### Stored data

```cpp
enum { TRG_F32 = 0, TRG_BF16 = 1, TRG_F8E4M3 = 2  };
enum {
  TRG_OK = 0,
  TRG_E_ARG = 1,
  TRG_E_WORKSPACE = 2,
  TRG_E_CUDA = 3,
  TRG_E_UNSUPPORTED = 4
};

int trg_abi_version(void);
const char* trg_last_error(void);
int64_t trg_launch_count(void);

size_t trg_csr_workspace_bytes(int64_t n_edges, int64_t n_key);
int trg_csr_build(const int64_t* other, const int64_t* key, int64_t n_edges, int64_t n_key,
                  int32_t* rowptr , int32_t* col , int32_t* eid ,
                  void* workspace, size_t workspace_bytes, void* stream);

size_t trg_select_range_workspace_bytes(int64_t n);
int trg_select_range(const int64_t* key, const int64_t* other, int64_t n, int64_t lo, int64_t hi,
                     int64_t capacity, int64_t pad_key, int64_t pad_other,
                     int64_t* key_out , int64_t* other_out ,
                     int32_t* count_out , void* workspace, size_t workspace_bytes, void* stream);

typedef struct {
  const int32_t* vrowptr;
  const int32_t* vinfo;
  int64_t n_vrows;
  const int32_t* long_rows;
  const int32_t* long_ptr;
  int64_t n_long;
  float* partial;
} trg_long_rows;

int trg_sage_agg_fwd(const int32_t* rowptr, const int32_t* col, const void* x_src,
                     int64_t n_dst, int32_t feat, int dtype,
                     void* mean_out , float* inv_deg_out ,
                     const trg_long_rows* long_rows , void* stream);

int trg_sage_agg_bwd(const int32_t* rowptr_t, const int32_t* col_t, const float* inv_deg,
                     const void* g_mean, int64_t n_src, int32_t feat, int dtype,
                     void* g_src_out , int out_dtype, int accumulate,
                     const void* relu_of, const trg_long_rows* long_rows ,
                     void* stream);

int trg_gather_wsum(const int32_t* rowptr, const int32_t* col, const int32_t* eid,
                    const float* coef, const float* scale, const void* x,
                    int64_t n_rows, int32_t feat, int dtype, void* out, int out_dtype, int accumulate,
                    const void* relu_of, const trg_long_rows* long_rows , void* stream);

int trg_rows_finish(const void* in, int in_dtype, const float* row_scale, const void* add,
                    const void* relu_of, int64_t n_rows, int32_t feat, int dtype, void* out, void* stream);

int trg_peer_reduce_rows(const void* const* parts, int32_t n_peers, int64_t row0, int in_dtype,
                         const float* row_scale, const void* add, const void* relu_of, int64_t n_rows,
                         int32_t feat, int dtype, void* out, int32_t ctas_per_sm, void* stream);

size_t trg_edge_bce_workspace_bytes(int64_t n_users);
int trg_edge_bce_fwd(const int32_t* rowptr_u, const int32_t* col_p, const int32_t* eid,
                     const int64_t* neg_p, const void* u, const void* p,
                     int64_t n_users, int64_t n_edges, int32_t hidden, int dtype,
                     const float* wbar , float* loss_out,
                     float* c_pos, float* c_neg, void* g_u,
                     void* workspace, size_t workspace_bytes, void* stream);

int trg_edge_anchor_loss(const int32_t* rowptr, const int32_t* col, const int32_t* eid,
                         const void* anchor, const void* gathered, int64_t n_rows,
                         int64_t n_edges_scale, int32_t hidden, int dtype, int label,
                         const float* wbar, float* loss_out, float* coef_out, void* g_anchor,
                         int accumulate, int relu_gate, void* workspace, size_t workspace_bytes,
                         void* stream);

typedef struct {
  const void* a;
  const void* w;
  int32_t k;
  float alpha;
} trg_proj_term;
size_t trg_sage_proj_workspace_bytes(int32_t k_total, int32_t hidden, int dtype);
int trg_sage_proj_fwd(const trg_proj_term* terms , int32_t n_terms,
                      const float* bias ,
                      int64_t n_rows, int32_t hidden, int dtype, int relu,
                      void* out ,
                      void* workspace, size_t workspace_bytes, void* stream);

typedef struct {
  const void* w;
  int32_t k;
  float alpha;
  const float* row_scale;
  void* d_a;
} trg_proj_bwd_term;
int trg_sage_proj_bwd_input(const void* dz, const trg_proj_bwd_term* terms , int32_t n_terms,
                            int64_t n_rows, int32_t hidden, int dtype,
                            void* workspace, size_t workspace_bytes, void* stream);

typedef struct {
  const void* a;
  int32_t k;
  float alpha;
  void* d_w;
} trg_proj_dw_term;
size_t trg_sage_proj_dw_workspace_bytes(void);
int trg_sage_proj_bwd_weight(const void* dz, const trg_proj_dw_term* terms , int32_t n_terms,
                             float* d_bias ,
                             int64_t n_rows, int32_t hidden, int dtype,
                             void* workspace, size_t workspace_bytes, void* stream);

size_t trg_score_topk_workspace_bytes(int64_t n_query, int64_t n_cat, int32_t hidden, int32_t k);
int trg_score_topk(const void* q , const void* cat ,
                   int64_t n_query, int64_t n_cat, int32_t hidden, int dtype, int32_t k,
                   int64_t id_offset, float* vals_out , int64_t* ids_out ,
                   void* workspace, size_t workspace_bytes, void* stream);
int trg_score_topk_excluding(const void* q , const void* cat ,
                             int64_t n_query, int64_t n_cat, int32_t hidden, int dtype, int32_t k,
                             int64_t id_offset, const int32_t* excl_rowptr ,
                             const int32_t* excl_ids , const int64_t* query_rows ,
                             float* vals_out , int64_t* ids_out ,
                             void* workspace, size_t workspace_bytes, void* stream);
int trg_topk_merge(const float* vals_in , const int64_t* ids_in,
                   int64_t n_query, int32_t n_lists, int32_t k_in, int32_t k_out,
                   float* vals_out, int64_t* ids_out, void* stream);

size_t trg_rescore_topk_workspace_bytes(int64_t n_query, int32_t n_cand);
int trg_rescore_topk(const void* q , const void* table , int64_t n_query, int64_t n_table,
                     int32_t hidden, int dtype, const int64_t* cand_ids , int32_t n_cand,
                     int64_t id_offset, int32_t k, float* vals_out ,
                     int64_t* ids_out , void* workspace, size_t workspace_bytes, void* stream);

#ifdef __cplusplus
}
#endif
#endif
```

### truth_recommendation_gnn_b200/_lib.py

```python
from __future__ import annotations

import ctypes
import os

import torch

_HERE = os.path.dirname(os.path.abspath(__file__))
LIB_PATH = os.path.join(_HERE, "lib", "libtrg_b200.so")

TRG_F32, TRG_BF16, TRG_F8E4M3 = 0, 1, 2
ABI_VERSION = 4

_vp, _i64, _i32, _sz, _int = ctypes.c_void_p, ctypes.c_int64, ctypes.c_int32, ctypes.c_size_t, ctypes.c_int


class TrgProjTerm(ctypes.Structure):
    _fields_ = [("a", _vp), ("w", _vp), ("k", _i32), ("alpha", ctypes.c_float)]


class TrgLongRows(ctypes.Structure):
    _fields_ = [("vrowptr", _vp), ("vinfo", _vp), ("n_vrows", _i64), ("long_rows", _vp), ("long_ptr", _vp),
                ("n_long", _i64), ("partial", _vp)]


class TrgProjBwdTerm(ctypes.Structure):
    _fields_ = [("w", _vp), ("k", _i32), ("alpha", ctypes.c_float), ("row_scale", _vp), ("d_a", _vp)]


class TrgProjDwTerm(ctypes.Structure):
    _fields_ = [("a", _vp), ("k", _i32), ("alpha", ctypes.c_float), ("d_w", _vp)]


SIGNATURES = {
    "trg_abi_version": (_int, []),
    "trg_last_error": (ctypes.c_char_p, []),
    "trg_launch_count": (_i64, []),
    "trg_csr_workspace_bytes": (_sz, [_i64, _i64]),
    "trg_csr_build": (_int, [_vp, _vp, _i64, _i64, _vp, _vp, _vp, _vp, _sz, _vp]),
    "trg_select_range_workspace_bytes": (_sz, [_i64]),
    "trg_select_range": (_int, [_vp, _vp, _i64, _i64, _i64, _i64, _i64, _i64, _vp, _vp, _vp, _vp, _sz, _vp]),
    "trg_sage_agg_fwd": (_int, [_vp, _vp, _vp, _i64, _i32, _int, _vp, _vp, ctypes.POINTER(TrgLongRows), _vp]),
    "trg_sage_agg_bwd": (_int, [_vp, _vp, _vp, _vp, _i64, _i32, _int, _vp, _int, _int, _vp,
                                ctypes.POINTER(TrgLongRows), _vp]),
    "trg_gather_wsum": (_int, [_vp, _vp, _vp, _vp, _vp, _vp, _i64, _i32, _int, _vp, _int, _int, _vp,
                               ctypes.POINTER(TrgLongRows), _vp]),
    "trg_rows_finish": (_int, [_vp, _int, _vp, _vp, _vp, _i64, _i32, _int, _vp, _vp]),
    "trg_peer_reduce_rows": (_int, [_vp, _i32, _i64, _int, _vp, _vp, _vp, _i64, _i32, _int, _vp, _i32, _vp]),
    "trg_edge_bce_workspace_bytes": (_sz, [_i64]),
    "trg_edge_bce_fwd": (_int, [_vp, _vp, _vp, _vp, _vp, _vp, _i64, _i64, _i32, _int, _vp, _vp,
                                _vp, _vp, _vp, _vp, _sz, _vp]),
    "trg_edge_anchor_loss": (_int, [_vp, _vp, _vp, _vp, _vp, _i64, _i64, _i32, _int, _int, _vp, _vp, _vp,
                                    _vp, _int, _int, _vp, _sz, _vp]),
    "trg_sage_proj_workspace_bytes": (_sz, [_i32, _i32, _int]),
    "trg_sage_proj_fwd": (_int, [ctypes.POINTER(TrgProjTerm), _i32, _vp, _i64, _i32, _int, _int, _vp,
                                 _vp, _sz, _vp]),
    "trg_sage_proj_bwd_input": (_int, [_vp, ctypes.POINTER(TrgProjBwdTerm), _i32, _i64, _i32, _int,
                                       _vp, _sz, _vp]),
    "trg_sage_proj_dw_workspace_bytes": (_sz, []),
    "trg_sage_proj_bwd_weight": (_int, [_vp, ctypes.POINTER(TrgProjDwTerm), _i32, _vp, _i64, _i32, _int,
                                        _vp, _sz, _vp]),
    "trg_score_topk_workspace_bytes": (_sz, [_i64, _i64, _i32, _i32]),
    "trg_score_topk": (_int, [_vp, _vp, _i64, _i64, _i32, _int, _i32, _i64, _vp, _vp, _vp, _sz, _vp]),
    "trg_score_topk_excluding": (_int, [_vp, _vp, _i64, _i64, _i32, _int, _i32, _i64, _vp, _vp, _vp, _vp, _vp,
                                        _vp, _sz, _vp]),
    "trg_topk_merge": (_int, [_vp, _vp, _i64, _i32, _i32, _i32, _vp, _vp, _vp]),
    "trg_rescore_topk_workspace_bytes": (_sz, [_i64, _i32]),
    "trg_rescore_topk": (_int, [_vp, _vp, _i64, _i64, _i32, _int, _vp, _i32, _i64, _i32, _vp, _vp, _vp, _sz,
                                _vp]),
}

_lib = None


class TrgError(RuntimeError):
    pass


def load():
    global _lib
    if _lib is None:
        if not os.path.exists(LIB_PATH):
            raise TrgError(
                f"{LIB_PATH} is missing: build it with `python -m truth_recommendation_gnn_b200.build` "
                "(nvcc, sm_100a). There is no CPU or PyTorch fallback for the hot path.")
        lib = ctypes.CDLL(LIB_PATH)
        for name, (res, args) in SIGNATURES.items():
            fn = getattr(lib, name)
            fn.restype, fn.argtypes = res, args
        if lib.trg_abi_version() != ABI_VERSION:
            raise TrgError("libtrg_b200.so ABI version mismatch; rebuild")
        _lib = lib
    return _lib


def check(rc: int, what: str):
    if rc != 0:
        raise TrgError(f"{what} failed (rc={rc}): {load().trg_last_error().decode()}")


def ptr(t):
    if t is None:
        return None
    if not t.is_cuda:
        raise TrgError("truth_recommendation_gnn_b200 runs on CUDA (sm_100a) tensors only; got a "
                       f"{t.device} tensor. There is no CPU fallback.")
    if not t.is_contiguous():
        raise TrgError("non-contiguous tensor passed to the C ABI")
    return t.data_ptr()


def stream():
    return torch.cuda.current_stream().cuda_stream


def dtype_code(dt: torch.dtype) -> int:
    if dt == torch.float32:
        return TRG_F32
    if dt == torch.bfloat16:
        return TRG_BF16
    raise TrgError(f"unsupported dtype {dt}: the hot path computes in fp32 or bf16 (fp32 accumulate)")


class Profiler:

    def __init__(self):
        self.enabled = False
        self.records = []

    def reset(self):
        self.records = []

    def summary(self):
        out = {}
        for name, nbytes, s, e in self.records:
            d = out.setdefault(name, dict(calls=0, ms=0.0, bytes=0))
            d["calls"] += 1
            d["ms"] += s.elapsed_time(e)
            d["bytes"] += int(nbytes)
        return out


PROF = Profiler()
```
==
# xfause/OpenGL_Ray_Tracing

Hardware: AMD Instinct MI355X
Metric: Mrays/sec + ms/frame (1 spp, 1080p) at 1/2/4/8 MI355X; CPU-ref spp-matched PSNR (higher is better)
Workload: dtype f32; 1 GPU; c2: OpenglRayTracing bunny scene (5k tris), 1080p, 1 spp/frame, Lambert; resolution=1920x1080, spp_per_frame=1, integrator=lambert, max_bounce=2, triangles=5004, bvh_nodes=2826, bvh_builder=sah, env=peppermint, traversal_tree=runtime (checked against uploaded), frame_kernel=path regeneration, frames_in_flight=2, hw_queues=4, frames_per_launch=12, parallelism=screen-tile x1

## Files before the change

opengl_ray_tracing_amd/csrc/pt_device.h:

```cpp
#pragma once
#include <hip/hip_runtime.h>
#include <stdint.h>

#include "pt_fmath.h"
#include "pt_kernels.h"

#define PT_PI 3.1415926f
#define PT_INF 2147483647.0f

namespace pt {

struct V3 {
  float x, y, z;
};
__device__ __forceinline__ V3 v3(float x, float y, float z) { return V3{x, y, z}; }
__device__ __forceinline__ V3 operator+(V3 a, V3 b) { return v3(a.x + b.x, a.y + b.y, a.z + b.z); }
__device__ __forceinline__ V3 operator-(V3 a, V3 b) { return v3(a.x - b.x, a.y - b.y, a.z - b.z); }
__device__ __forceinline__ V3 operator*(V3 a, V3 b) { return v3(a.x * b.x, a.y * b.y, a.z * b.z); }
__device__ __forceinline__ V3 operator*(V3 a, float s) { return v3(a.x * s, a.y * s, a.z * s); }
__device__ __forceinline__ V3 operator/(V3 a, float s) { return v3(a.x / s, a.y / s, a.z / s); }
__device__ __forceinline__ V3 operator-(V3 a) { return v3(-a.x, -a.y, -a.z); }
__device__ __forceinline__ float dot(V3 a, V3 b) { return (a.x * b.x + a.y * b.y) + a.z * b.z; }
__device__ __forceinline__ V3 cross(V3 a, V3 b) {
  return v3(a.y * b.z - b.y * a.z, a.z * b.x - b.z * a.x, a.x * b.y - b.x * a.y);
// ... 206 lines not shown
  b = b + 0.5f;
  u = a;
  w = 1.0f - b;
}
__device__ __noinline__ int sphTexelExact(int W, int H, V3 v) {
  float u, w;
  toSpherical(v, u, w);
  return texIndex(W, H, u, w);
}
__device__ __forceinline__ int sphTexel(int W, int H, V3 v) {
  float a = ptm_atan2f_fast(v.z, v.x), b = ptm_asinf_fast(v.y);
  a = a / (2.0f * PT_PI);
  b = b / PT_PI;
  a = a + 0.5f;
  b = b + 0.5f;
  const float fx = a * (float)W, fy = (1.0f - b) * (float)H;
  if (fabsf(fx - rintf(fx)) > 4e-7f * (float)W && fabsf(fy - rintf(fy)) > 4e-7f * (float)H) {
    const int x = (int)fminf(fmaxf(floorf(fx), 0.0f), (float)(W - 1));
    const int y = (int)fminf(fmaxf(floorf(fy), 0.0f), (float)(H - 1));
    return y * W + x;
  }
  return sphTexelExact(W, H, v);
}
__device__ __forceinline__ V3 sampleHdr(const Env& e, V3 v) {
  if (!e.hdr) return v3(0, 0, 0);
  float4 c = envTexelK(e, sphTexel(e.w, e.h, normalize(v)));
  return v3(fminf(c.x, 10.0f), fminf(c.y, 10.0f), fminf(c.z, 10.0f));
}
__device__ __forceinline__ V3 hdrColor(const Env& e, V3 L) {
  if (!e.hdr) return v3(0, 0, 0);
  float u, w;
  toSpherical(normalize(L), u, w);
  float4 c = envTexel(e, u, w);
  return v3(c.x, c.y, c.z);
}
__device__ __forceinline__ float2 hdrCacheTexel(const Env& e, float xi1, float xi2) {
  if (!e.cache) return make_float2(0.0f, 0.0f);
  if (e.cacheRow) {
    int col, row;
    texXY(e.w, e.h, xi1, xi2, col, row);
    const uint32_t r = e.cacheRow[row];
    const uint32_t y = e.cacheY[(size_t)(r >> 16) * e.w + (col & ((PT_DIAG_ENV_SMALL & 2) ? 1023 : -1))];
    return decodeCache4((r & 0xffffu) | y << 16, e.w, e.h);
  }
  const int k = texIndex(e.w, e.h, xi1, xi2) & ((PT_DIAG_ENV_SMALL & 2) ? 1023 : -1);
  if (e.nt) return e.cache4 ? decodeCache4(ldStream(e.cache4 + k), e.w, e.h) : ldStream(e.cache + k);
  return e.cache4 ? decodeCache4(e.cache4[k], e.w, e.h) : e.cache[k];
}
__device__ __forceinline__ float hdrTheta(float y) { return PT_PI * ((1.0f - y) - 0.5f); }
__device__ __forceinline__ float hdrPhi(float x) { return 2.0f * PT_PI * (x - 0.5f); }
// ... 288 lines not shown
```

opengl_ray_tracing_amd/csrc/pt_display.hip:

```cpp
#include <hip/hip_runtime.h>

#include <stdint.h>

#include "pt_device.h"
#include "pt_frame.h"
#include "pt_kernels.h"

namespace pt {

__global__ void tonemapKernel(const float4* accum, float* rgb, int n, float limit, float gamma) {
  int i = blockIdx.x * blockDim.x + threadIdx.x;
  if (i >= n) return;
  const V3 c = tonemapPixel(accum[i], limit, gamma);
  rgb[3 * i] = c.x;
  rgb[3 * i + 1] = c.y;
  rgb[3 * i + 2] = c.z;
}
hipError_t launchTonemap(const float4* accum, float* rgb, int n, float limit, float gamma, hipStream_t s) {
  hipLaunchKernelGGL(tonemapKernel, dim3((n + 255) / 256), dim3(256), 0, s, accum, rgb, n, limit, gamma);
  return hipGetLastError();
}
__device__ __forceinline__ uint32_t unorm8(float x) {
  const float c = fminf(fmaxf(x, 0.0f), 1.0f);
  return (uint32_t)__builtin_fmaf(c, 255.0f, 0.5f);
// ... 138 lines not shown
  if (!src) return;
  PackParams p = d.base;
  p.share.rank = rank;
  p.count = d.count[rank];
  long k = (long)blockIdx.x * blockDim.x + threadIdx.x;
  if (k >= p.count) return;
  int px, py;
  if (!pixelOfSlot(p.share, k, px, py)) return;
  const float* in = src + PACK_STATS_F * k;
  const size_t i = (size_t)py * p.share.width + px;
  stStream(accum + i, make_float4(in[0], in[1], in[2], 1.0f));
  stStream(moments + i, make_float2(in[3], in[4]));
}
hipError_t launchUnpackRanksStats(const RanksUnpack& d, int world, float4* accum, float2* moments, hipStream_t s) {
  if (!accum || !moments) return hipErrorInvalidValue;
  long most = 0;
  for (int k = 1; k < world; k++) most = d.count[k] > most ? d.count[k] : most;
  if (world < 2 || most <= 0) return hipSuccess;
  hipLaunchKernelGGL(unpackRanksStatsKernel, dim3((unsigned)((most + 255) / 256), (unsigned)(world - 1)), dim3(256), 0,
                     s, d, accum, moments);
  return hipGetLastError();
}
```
* * *
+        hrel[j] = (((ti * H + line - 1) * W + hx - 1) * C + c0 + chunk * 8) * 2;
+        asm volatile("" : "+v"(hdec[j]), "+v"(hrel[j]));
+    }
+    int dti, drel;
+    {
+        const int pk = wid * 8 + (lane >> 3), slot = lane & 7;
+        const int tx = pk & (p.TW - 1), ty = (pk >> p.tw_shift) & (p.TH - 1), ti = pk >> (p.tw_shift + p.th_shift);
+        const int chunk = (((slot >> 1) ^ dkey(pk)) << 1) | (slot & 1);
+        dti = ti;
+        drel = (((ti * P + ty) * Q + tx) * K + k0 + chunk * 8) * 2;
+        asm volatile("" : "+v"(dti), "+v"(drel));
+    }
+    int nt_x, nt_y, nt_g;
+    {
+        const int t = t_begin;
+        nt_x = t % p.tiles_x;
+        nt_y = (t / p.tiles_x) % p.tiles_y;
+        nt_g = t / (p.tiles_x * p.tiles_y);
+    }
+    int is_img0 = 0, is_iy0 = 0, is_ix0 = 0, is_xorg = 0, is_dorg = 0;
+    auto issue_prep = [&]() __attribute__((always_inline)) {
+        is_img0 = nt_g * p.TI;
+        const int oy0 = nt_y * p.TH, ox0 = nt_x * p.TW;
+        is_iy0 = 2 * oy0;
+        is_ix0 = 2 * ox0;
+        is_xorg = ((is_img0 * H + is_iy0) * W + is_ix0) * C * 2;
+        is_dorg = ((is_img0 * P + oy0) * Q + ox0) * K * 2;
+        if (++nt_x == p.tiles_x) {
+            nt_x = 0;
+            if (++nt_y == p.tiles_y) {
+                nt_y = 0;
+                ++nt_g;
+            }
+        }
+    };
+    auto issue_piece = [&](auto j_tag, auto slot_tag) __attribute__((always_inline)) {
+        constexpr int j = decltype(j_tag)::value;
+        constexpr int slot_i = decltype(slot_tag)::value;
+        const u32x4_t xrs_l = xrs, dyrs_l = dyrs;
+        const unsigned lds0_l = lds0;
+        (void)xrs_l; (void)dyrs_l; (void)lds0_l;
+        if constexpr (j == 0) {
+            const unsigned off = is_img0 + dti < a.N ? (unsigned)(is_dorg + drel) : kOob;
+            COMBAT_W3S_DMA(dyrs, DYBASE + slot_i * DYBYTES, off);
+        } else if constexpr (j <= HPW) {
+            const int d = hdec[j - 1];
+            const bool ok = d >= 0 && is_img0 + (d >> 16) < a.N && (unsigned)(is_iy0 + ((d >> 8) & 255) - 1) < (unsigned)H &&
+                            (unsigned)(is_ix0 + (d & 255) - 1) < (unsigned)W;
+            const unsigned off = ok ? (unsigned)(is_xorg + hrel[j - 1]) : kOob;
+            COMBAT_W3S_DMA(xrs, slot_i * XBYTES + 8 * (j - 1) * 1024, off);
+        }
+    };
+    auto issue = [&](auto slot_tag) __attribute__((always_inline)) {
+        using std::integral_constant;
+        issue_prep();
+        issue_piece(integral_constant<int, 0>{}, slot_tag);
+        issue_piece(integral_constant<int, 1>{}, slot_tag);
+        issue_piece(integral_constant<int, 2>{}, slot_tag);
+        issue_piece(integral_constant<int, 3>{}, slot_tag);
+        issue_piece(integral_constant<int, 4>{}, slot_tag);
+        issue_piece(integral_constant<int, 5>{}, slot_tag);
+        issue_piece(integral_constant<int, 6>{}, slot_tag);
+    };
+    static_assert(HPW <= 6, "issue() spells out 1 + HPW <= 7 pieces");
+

### Work task
The answer must consist of each line in the entries above that includes "texIndex".

### Your solution
  return texIndex(W, H, u, w);
  const int k = texIndex(e.w, e.h, xi1, xi2) & ((PT_DIAG_ENV_SMALL & 2) ? 1023 : -1);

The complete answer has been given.